— Exercise instructions —
Please repeat the lines below, exactly and only, from the one that holds "(lane8 + 1) * tpx);" through the one that holds "xpitch * 2;".

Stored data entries
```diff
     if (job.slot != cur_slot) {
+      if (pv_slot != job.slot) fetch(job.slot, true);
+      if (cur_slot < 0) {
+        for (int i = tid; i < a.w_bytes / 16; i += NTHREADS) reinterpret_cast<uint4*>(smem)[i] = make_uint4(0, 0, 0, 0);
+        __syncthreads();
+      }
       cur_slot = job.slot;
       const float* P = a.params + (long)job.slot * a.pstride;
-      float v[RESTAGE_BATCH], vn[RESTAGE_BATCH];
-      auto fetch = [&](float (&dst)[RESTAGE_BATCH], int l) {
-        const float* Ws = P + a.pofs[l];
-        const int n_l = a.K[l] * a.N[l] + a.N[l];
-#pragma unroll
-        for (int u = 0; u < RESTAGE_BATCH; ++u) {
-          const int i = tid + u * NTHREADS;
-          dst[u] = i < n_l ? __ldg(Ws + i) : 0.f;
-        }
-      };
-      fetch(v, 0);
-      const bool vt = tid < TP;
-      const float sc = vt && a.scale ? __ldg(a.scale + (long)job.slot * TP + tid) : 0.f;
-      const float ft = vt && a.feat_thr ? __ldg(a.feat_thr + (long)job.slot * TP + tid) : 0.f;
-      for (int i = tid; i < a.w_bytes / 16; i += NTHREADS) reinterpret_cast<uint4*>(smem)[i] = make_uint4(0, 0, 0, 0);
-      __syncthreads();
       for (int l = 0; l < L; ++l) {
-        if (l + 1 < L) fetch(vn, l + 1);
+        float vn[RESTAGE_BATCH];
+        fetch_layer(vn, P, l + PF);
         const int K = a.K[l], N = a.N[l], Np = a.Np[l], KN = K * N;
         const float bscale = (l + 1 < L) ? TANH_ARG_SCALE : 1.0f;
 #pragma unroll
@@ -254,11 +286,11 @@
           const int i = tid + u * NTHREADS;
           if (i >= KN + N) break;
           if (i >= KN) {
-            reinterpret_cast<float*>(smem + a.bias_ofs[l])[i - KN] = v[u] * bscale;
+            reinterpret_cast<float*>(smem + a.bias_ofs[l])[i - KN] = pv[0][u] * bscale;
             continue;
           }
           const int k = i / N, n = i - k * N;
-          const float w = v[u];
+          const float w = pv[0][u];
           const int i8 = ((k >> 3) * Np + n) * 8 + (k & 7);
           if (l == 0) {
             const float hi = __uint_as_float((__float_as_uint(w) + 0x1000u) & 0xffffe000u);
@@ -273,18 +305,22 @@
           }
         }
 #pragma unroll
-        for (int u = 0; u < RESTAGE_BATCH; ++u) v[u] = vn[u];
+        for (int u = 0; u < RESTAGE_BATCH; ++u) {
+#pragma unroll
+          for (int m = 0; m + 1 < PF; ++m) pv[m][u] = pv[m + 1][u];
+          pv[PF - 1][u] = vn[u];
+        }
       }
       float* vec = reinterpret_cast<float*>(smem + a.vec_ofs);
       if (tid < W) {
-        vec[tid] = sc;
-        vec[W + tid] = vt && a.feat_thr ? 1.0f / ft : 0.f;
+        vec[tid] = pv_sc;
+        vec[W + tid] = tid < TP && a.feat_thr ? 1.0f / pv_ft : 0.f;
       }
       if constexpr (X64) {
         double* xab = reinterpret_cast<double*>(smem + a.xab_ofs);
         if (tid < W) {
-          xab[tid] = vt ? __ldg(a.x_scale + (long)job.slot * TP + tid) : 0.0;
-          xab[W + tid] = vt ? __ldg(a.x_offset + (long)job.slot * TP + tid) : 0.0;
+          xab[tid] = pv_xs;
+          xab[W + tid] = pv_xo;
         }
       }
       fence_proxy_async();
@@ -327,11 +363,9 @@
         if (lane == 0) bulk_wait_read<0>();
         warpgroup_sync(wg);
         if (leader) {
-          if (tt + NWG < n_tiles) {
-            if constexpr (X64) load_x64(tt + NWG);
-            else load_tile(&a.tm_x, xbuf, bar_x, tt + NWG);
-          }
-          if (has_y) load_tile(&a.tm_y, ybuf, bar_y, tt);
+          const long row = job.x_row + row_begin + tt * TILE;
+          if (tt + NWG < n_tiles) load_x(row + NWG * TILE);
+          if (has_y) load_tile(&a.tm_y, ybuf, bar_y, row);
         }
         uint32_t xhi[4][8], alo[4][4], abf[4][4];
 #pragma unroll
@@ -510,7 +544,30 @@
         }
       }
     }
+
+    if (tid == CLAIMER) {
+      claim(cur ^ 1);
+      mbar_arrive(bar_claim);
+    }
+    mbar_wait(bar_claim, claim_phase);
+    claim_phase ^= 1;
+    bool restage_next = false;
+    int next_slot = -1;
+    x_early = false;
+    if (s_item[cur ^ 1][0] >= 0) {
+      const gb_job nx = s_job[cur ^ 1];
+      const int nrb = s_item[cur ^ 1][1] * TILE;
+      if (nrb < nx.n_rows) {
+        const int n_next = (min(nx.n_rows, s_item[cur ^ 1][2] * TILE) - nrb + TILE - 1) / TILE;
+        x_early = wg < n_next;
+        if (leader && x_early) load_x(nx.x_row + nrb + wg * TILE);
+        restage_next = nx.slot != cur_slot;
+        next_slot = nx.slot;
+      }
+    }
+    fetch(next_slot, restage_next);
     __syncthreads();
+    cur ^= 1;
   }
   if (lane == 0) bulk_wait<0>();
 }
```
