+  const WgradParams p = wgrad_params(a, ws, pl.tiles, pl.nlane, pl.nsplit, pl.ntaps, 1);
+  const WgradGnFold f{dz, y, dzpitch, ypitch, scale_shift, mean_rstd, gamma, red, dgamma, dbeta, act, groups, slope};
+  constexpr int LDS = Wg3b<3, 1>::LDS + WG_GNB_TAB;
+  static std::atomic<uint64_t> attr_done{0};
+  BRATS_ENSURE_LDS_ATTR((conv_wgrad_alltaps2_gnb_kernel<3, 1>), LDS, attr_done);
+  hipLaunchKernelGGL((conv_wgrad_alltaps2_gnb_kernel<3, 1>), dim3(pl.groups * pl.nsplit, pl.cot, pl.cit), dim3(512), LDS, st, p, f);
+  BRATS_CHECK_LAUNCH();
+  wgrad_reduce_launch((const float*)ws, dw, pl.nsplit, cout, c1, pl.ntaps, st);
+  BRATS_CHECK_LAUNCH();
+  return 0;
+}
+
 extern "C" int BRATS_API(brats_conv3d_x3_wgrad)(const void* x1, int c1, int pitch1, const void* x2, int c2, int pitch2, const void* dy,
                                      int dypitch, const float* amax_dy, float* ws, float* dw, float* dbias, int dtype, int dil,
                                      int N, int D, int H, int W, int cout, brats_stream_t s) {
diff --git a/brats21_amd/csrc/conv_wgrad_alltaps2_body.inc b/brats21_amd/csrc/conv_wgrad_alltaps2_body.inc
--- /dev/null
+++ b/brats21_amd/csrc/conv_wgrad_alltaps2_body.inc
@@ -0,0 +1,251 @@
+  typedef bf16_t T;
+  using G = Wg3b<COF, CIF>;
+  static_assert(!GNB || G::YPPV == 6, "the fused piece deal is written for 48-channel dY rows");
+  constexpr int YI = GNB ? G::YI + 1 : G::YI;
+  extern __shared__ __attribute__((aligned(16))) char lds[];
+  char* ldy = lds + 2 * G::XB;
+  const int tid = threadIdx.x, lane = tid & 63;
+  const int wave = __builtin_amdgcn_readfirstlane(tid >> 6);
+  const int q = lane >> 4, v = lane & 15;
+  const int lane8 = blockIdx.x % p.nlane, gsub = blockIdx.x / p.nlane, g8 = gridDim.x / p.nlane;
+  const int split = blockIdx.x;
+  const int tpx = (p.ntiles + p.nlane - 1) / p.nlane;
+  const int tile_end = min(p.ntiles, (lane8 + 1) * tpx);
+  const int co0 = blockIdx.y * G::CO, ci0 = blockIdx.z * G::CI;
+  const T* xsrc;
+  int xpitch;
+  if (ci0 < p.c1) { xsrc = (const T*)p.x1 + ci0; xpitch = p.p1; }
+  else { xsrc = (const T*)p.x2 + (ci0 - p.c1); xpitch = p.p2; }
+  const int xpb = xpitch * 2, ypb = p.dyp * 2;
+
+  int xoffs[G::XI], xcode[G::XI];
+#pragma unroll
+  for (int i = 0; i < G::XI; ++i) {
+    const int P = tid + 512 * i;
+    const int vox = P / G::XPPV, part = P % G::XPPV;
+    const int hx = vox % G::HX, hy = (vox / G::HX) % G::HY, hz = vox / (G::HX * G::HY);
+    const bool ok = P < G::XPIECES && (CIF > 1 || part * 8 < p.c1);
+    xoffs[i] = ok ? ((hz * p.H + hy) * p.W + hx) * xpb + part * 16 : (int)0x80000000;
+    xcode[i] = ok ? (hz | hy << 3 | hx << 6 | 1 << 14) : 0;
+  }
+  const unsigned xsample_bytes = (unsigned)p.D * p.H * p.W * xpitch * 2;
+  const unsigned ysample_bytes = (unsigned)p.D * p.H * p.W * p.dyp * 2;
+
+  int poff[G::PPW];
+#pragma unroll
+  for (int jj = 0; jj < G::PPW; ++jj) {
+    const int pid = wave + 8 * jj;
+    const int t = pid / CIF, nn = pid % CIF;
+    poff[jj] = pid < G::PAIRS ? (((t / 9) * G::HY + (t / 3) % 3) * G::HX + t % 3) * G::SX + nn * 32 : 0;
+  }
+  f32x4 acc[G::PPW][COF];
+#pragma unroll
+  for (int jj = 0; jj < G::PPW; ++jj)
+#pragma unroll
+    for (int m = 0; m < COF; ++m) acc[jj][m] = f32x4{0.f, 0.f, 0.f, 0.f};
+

— Expected answer —
+  const int tile_end = min(p.ntiles, (lane8 + 1) * tpx);
+  const int co0 = blockIdx.y * G::CO, ci0 = blockIdx.z * G::CI;
+  const T* xsrc;
+  int xpitch;
+  if (ci0 < p.c1) { xsrc = (const T*)p.x1 + ci0; xpitch = p.p1; }
+  else { xsrc = (const T*)p.x2 + (ci0 - p.c1); xpitch = p.p2; }
+  const int xpb = xpitch * 2, ypb = p.dyp * 2;
+
+  int xoffs[G::XI], xcode[G::XI];
+#pragma unroll
+  for (int i = 0; i < G::XI; ++i) {
+    const int P = tid + 512 * i;
+    const int vox = P / G::XPPV, part = P % G::XPPV;
+    const int hx = vox % G::HX, hy = (vox / G::HX) % G::HY, hz = vox / (G::HX * G::HY);
+    const bool ok = P < G::XPIECES && (CIF > 1 || part * 8 < p.c1);
+    xoffs[i] = ok ? ((hz * p.H + hy) * p.W + hx) * xpb + part * 16 : (int)0x80000000;
+    xcode[i] = ok ? (hz | hy << 3 | hx << 6 | 1 << 14) : 0;
+  }
+  const unsigned xsample_bytes = (unsigned)p.D * p.H * p.W * xpitch * 2;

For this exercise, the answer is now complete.